Original Basis from Relinquished Property:

  1. Apportion the cost/value of the asset/improvement, land, and prior depreciation to all 3 replacement properties using the same method - using each replacement properties value as a percentage of the entire replacement cost.
  2. For the 2 oil and gas properties, those apportioned values will for all intensive purposes reside outside of the tax return, to be used once those properties are sold or exchanged for another property.

Additional Basis from Replacement Properties:

  1. Once I subtracted the remaining loan amount of the relinquished property ($107k) from the loan amount of the convenience store replacement property ($118k), I only have $11k of additional basis that can be used.  (no loans on the 2 oil and gas properties)
  2. I then broke up the $11k across the 3 replacement properties using the same method from above - using each replacement properties value as a percentage of the entire replacement cost.
  3. Here's where I run into questioning my approach in regards to apportioning the land.  As we know, the convenience store is the only property that has land, and it is worth 20% of the total value of that property.  Right now, I am assigning the land a value of 20% of the total $11k additional basis, which equates to a $2.2k land value.  I am then subtracting the $2.2k land value ONLY from the convenience store's portion of the $11k additional basis; which is $2.8k minus $2.2k equaling $600 that can be depreciated.  I am not assign any of the land value to the 2 oil and gas properties.
    1. Is this correct?  Should that 20% land value be applied against the entire $11k additional basis number, and the convenience store has to absorb its land portion AND the land portion that would have been allocated to the 2 other properties if they were not mineral rights? 
    2. OR, is the land value calculation really taking 20% of ONLY the convenience store's portion of the additional basis number; which would be 20% of $2.8k equaling $560? 
    3. If #2 above is true, is the entire $560 land value assigned to the convenience store, OR it is split up across the 3 properties?

Your thoughts on the above steps/questions would be so greatly appreciated Diane.

 

Thanks so much!

Jamie

 

Expert Alumni
Feb 13, 2024 12:02:30 PM

Of course, I'm here to help.

  • Yes, to both questions 1 & 2.
  • Yes,  the land value calculation really taking 20% of ONLY the convenience store's portion of the additional basis number; which would be 20% of $2.8k equaling $560?  This makes sense in the big picture of the 1031 exchange in your situation.
  • The entire $560 should remain with the convenience store.

@jamie-m-todd 

Level 3
Feb 13, 2024 3:26:25 PM

@DianeW777 

 

Thank you for those additional comments Diane.  I think I see the light at the end of the tunnel!

 

Based on your input, it could be financially beneficial to adjust the numbers for my 2022 tax return as it relates to the first 1031 exchange.  With that, I have these additional questions:  

  1. Is it possible to make any 2022 adjustments in the 2023 tax filing, and it will "true itself up" for both the 2022 and 2023 years?  Any changes in funds owed or due to the Fed or state related to 2022 will be included within the funds calculated as part of the 2023 year?
  2. OR, would I have to redo my 2022 tax filing as a separate event?  Once the 2022 tax return has been updated and refiled, I'd re-pull those changes into my 2023 tax file in TurboTax.  I believe you can redo/resend the 2022 tax return as part of TurboTax Premier?
  3. Is it acceptable to keep the 2022 numbers as is even though they 1) are not optimizing the depreciable basis, and 2) the calculation/use of the land value differs from the second 1031 exchange?  As noted before, the calculation for the first 1031 exchange in 2022 did not result in a negative basis for any of the properties.

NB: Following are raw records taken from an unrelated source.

int dense_inverse(hf_ctx* ctx, int nc, const int32_t* ptr, const int32_t* idx, const double* val, double* inv) {
  const int ld = (nc + 3) & ~3;
  const int64_t nnz = ptr[nc];
  for (int i = 0; i < nc; ++i)
    for (int k = ptr[i]; k < ptr[i + 1]; ++k)
      if (idx[k] < 0 || idx[k] >= nc) return fail(ctx, HF_ERR_ARG, "coarsest operator: column %d outside [0,%d)", idx[k], nc);
  DevTemp<double> t_w, t_r, t_val;
  DevTemp<int32_t> t_ptr, t_idx;
  HF_TRY(dev_alloc(ctx, &t_w.p, static_cast<size_t>(nc) * 2 * nc));
  HF_TRY(dev_alloc(ctx, &t_r.p, static_cast<size_t>(GJ_B) * nc));
  HF_TRY(dev_alloc(ctx, &t_ptr.p, static_cast<size_t>(nc) + 1));
  HF_TRY(dev_alloc(ctx, &t_idx.p, std::max<size_t>(nnz, 1)));
  HF_TRY(dev_alloc(ctx, &t_val.p, std::max<size_t>(nnz, 1)));
  HF_HIP(copy_sync(ctx, t_ptr.p, ptr, sizeof(int32_t) * (static_cast<size_t>(nc) + 1), hipMemcpyHostToDevice));
  if (nnz > 0) {
    HF_HIP(copy_sync(ctx, t_idx.p, idx, sizeof(int32_t) * nnz, hipMemcpyHostToDevice));
    HF_HIP(copy_sync(ctx, t_val.p, val, sizeof(double) * nnz, hipMemcpyHostToDevice));
  }
  HF_HIP(hipMemsetAsync(t_w.p, 0, sizeof(double) * nc * 2 * nc, ctx->stream));
  hipLaunchKernelGGL(k_gjb_fill, dim3((nc + 255) / 256), dim3(256), 0, ctx->stream, nc, t_ptr.p, t_idx.p, t_val.p, t_w.p);
  const int tiles = (nc + 63) / 64;
  for (int c0 = 0; c0 < nc; c0 += GJ_B) {
    const int bsz = std::min(GJ_B, nc - c0);
    hipLaunchKernelGGL(k_gjb_rows, dim3(std::max(1, std::min((nc + TPB - 1) / TPB, 64))), dim3(TPB), 0, ctx->stream, nc, c0, bsz, t_w.p, t_r.p);
    hipLaunchKernelGGL(k_gjb_update, dim3(tiles, tiles), dim3(TPB), 0, ctx->stream, nc, c0, bsz, t_w.p, t_r.p);
  }
  HF_HIP(hipGetLastError());
  HF_HIP(hipMemsetAsync(inv, 0, sizeof(double) * nc * ld, ctx->stream));
  HF_HIP(hipMemcpy2DAsync(inv, sizeof(double) * ld, t_w.p + nc, sizeof(double) * 2 * nc, sizeof(double) * nc, nc,
                          hipMemcpyDeviceToDevice, ctx->stream));
  HF_HIP(hipStreamSynchronize(ctx->stream));
  return HF_OK;
}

Just to reiterate, the main differences between the 2 years include:

  • 2022 Year:
    • Did not assign a land value from the relinquished property to the single oil and gas property.
    • For the additional basis calculation, I applied the land value percentage for each of the 2 properties with the improvement and land against the TOTAL additional basis (across all 3 properties) versus applying it against ITS OWN allocated basis.
  • 2023 Year:
    • Will assign a land value from the relinquished property to all 3 properties, including the 2 oil and gas properties.
    • For the additional basis calculation, will apply the land value percentage associated with the convenience store against ITS OWN allocated basis.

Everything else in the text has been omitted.